DOJ has claimed in multiple federal cases over the past several years that the statute banning cannabis consumers from owning or possessing guns is constitutional because it’s consistent with the nation’s history of disarming “dangerous” individuals.
In 2023, for example, the Justice Department told the U.S. Court of Appeals for the Third Circuit that historical precedent “comfortably” supports the restriction.

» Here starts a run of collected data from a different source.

template <int BLOCK_N, int EPI, bool PAIR, bool TMA_STORE>
__device__ __forceinline__ void gemm_body(const CUtensorMap& tmap_a, const CUtensorMap& tmap_b, const CUtensorMap& tmap_o,
                                          const ConvMaps* cm, const Params& p) {
  static_assert(EPI == EPI_CONV ? (TMA_STORE && (BLOCK_N == 256 || BLOCK_N == 128))
                                : (!TMA_STORE || (BLOCK_N == 256 && EPI != EPI_GENERIC)),
                "TMA-store epilogue: specialised projection epilogues on 128x256 tiles, the conv epilogue on 128x256 / 128x128");
  using C = Cfg<BLOCK_N, TMA_STORE>;
  extern __shared__ uint8_t smem_raw[];
  uint8_t* smem = reinterpret_cast<uint8_t*>((reinterpret_cast<uintptr_t>(smem_raw) + 1023) & ~uintptr_t(1023));
  uint8_t* smem_a = smem;
  uint8_t* smem_b = smem + C::kStages * C::kStageA;
  uint8_t* smem_o = smem + C::kRing;
  uint64_t* bars = reinterpret_cast<uint64_t*>(smem + C::kRing + C::kStaging);
  uint64_t* full_bar = bars;
  uint64_t* empty_bar = bars + C::kStages;
  uint64_t* add_bar = bars + 2 * C::kStages;
  float* s_w4 = reinterpret_cast<float*>(reinterpret_cast<uint8_t*>(bars) + 256);

  const int warp = threadIdx.x >> 5, lane = threadIdx.x & 31;
  const uint32_t rank = PAIR ? ptx::cluster_ctarank() : 0u;
  const int n_tiles = (p.N + BLOCK_N - 1) / BLOCK_N;
  const int m_tiles = (p.mode == 1) ? p.cB * p.tiles_y * p.tiles_x : (p.M + BLOCK_M - 1) / BLOCK_M;
  const int m_groups = PAIR ? (m_tiles + 1) / 2 : m_tiles;
  const int total_items = m_groups * n_tiles;
  const int first_item = PAIR ? blockIdx.x / 2 : blockIdx.x;
  const int item_stride = PAIR ? gridDim.x / 2 : gridDim.x;

  if (threadIdx.x == 0) {
    ptx::prefetch_tmap(&tmap_a);
    ptx::prefetch_tmap(&tmap_b);
    if constexpr (TMA_STORE) ptx::prefetch_tmap(&tmap_o);
    for (int s = 0; s < C::kStages; ++s) {
      ptx::mbar_init(ptx::smem_u32(&full_bar[s]), 1);
      ptx::mbar_init(ptx::smem_u32(&empty_bar[s]), (PAIR ? 2 : 1) * kConsumerWarps);
    }
    if constexpr (EPI == EPI_CONV) {
      ptx::prefetch_tmap(&cm->out2);
      ptx::prefetch_tmap(&cm->add0);
      ptx::prefetch_tmap(&cm->add1);
      ptx::mbar_init(ptx::smem_u32(&add_bar[0]), 1);
      ptx::mbar_init(ptx::smem_u32(&add_bar[1]), 1);
    }
    ptx::fence_barrier_init();
  }
  if (!TMA_STORE && (p.flags & F_HEAD_FINAL) && threadIdx.x >= 128) {
    for (int i = threadIdx.x - 128; i < 4 * 128 + 4; i += 256) s_w4[i] = (i < 512) ? p.w4[i] : p.b4[i - 512];
  }
  __syncthreads();
  if constexpr (PAIR) ptx::cluster_sync();
  pdl::sync_with_predecessor();

  if (warp < 4) {
    ptx::setmaxnreg_dec<40>();
    if (warp == 0 && ptx::elect_one()) {
      int stage = 0;
      uint32_t phase = 0;
      for (int item = first_item; item < total_items; item += item_stride) {
        const int tn = item % n_tiles, tm = (item / n_tiles) * (PAIR ? 2 : 1) + int(rank);
        int cb = 0, cy0 = 0, cx0 = 0;
        if (p.mode == 1) {
          cb = tm / (p.tiles_y * p.tiles_x);
          const int r = tm - cb * (p.tiles_y * p.tiles_x);
          cy0 = (r / p.tiles_x) * p.tile_h;
          cx0 = (r % p.tiles_x) * p.tile_w;
        }
        for (int kb = 0; kb < p.num_kb; ++kb) {
          ptx::mbar_wait(ptx::smem_u32(&empty_bar[stage]), phase ^ 1);
          const uint32_t fb = ptx::smem_u32(&full_bar[stage]);
          ptx::mbar_arrive_expect_tx(fb, C::kStageA + C::kStageB);
          const uint32_t sa = ptx::smem_u32(smem_a + stage * C::kStageA);
          const uint32_t sb = ptx::smem_u32(smem_b + stage * C::kStageB);
          int ka, kt = 0;
          if (p.mode == 1) {
            const int tap = kb / p.cin_blocks, cblk = kb - tap * p.cin_blocks;
            const int dy = tap / 3, dx = tap - dy * 3;
            ptx::tma_load_4d(sa, &tmap_a, fb, cblk * BLOCK_K, cx0 + dx - 1, cy0 + dy - 1, cb);
            ka = cblk * BLOCK_K;
            kt = tap;
          } else {
            ptx::tma_load_2d(sa, &tmap_a, fb, kb * BLOCK_K, tm * BLOCK_M);
            ka = kb * BLOCK_K;
          }
          if constexpr (PAIR) {
            constexpr int kHalf = BLOCK_N / 2;
            ptx::tma_load_3d_mc(sb + rank * (kHalf * BLOCK_K * 2), &tmap_b, fb, ka, kt, tn * BLOCK_N + int(rank) * kHalf, 0x3);
          } else {
            ptx::tma_load_3d(sb, &tmap_b, fb, ka, kt, tn * BLOCK_N);
          }
          if (++stage == C::kStages) { stage = 0; phase ^= 1; }
        }
      }
    }
  } else {
    ptx::setmaxnreg_inc<232>();
    const int wg = (threadIdx.x >> 7) - 1;
    const int wq = warp & 3;
    const int q = lane & 3;
    const uint32_t flags = p.flags & EpiMask<EPI>::value;
    constexpr int kNB = BLOCK_N / 8;
    float acc[BLOCK_N / 2];
    int stage = 0;
    uint32_t phase = 0;
    uint32_t out_chunk = 0;
    auto release = [&](int s) {
      if (lane == 0) {
        if constexpr (PAIR) {
          ptx::mbar_arrive_cluster(ptx::smem_u32(&empty_bar[s]), 0);
          ptx::mbar_arrive_cluster(ptx::smem_u32(&empty_bar[s]), 1);
        } else {
          ptx::mbar_arrive(ptx::smem_u32(&empty_bar[s]));
        }
      }
    };
    const bool conv_issuer = EPI == EPI_CONV && (threadIdx.x & 127) == 0;
    const bool conv_two = EPI == EPI_CONV && (flags & (F_OUT2_RELU | F_ADD1)) != 0;
    const bool conv_add = EPI == EPI_CONV && (flags & (F_ADD0 | F_ADD1)) != 0;
    uint32_t add_phase = 0;
    auto conv_box = [&](int tm, int& bx, int& by, int& bb) {
// ... 12 lines not shown
      const uint32_t bar = ptx::smem_u32(&add_bar[wg]);
      ptx::mbar_arrive_expect_tx(bar, uint32_t(C::kOutBuf) * (((flags & F_ADD0) ? 1u : 0u) + ((flags & F_ADD1) ? 1u : 0u)));
      if (flags & F_ADD0) ptx::tma_load_4d(b0, &cm->add0, bar, ch, bx, by, bb);
      if (flags & F_ADD1) ptx::tma_load_4d(out_buf(1), &cm->add1, bar, ch, bx, by, bb);
    };
    for (int item = first_item; item < total_items; item += item_stride) {
      const int tn = item % n_tiles, tm = (item / n_tiles) * (PAIR ? 2 : 1) + int(rank);
      if constexpr (EPI == EPI_CONV) {
        if (conv_add && conv_issuer) issue_addends(tm, tn * BLOCK_N);
      }
      int prev = -1;
      for (int kb = 0; kb < p.num_kb; ++kb) {
        ptx::mbar_wait(ptx::smem_u32(&full_bar[stage]), phase);
        const uint64_t da = ptx::desc_kmajor_sw128(ptx::smem_u32(smem_a + stage * C::kStageA + wg * 64 * 128));
        const uint64_t db = ptx::desc_kmajor_sw128(ptx::smem_u32(smem_b + stage * C::kStageB));
        ptx::wgmma_fence();
#pragma unroll
        for (int k = 0; k < BLOCK_K / WGMMA_K; ++k) {
          if constexpr (BLOCK_N == 256) ptx::wgmma_m64n256k16_ss(acc, da + uint64_t(2 * k), db + uint64_t(2 * k), (kb | k) != 0 ? 1u : 0u);
          else if constexpr (BLOCK_N == 128) ptx::wgmma_m64n128k16_ss(acc, da + uint64_t(2 * k), db + uint64_t(2 * k), (kb | k) != 0 ? 1u : 0u);
          else ptx::wgmma_m64n64k16_ss(acc, da + uint64_t(2 * k), db + uint64_t(2 * k), (kb | k) != 0 ? 1u : 0u);
        }
        ptx::wgmma_commit();
        ptx::wgmma_wait<1>();
        if (prev >= 0) release(prev);
        prev = stage;
        if (++stage == C::kStages) { stage = 0; phase ^= 1; }
      }
      ptx::wgmma_wait<0>();
      ptx::reg_fence(acc);
      release(prev);

      bool valid[2];
      long long row_off[2];
      int tok[2] = {0, 0};
      long long pix[2] = {0, 0};
      int ct_b[2] = {0, 0}, ct_iy[2] = {0, 0}, ct_ix[2] = {0, 0};
#pragma unroll
      for (int h = 0; h < 2; ++h) {
        const int row_in_tile = wg * 64 + wq * 16 + (lane >> 2) + 8 * h;
        if (p.mode == 1) {
          const int cb = tm / (p.tiles_y * p.tiles_x);
          const int r = tm - cb * (p.tiles_y * p.tiles_x);
          const int y = (r / p.tiles_x) * p.tile_h + row_in_tile / p.tile_w;
          const int x = (r % p.tiles_x) * p.tile_w + row_in_tile % p.tile_w;
          valid[h] = (tm < m_tiles) && (y < p.cH) && (x < p.cW);
          pix[h] = (long long)(cb * p.cH + y) * p.cW + x;
          row_off[h] = pix[h] * p.ldo;
        } else {
          const int row = tm * BLOCK_M + row_in_tile;
          valid[h] = row < p.M;
          row_off[h] = (long long)row * p.ldo;
          if (flags & F_ROPE) tok[h] = row % p.tokens_per_img;
          if (flags & F_CONVT) {
// ... 83 lines not shown
            }
          ptx::fence_proxy_async();
          if (!conv_add && !conv_two && conv_issuer) ptx::bulk_wait_group_read<0>();
          ptx::named_bar_sync(1 + wg, 128);
          const int ch = tn * BLOCK_N + c * 64;
          if (conv_issuer) {
            ptx::tma_store_4d(&tmap_o, b0, ch, bx, by, bb);
            if (flags & F_OUT2_RELU) ptx::tma_store_4d(&cm->out2, b1, ch, bx, by, bb);
            ptx::bulk_commit_group();
          }
          ++out_chunk;
          if (conv_add && conv_issuer && c + 1 < BLOCK_N / 64) issue_addends(tm, ch + 64);
        }
        continue;
      }
      if constexpr (TMA_STORE) {
        constexpr bool kF32 = (EPI == EPI_RESID);
        constexpr int kChunkCols = kF32 ? 32 : 64;
        constexpr int kChunkNB = kChunkCols / 8;
        const bool issuer = (threadIdx.x & 127) == 0;
        const uint32_t sw = lane >> 2;
#pragma unroll
        for (int c = 0; c < BLOCK_N / kChunkCols; ++c) {
          const uint32_t buf = ptx::smem_u32(smem_o + (wg * 2 + (out_chunk & 1)) * C::kOutBuf);
#pragma unroll
          for (int j = 0; j < kChunkNB; ++j)
#pragma unroll
            for (int h = 0; h < 2; ++h) {
              const uint32_t row = wq * 16 + (lane >> 2) + 8 * h;
              float v0 = acc[4 * (c * kChunkNB + j) + 2 * h], v1 = acc[4 * (c * kChunkNB + j) + 2 * h + 1];
              if (flags & F_RELU) { v0 = fmaxf(v0, 0.f); v1 = fmaxf(v1, 0.f); }
              if constexpr (kF32) {
                ptx::st_shared_v2_f32(buf + row * 128 + (((2 * j + (q >> 1)) ^ sw) << 4) + (q & 1) * 8, v0, v1);
              } else {
                ptx::st_shared_b32(buf + row * 128 + ((j ^ sw) << 4) + q * 4, pack_bf16x2(v0, v1));
              }
            }
          ptx::fence_proxy_async();
          if (issuer) ptx::bulk_wait_group_read<0>();
          ptx::named_bar_sync(1 + wg, 128);
          if (issuer) {
            const int c0 = tn * BLOCK_N + c * kChunkCols, r0 = tm * BLOCK_M + wg * 64;
            if constexpr (kF32) ptx::tma_reduce_add_2d(&tmap_o, buf, c0, r0);
            else ptx::tma_store_2d(&tmap_o, buf, c0, r0);
            ptx::bulk_commit_group();
          }
          ++out_chunk;
        }
        continue;
      }
      if (flags & F_HEAD_FINAL) {
        float head_acc[2][4] = {{0.f, 0.f, 0.f, 0.f}, {0.f, 0.f, 0.f, 0.f}};
#pragma unroll
        for (int j = 0; j < kNB; ++j)
#pragma unroll
          for (int h = 0; h < 2; ++h)
#pragma unroll
            for (int e = 0; e < 2; ++e) {
              const float r = fmaxf(acc[4 * j + 2 * h + e], 0.f);
              const int c = 8 * j + 2 * q + e;
#pragma unroll
              for (int o = 0; o < 4; ++o) head_acc[h][o] += r * s_w4[o * 128 + c];
// ... 49 lines not shown
            if (flags & F_OUT2_BF16) *reinterpret_cast<uint32_t*>(reinterpret_cast<__nv_bfloat16*>(p.out2) + off) = pack_bf16x2(v0, v1);
          } else {
            *reinterpret_cast<uint32_t*>(reinterpret_cast<__nv_bfloat16*>(p.out) + off) = pack_bf16x2(v0, v1);
            if (flags & F_OUT2_RELU)
              *reinterpret_cast<uint32_t*>(reinterpret_cast<__nv_bfloat16*>(p.out2) + off) = pack_bf16x2(fmaxf(v0, 0.f), fmaxf(v1, 0.f));
          }
        }
      }
    }
    if constexpr (TMA_STORE) {
      if ((threadIdx.x & 127) == 0) ptx::bulk_wait_group<0>();
    }
  }
  if constexpr (PAIR) ptx::cluster_sync();
}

Cannabis consumers with guns pose a unique danger to society, the Biden administration claimed, in part because they’re “unlikely” to store their weapon properly.
Meanwhile, some states have passed their own laws either further restricting or attempting to preserve gun rights as they relate to marijuana.
Recently a Pennsylvania lawmaker introduced a bill meant to remove state barriers to medical marijuana patients carrying firearms.
Colorado activists also attempted to qualify an initiative for November’s ballot that would have protected the Second Amendment rights of marijuana consumers in that state, but the campaign’s signature-gathering drive ultimately fell short.
As 2024 drew to a close, the ATF issued a warning to Kentucky residents that, if they choose to participate in the state’s medical marijuana program that’s set to launch imminently, they will be prohibited from buying or possessing firearms under federal law.
The official said that while people who already own firearms aren’t “expected to” turn them over if they become state-legal cannabis patients, those who “wish to follow federal law and not be in violation of it” must “make the decision to divest themselves of those firearms.”
Since then, bipartisan state lawmakers have introduced legislation that would urge Kentucky’s representatives in Congress to amend federal law to clarify that users of medical marijuana may legally possess firearms, though no action has since been taken on that bill.
Kentucky Gov. Andy Beshear (D) said last year that he supported the legislature’s effort to urge the state’s congressional delegation to call for federal reforms to protect the Second Amendment rights of medical marijuana patients, but the governor added that he’d like to see even more sweeping change on the federal level.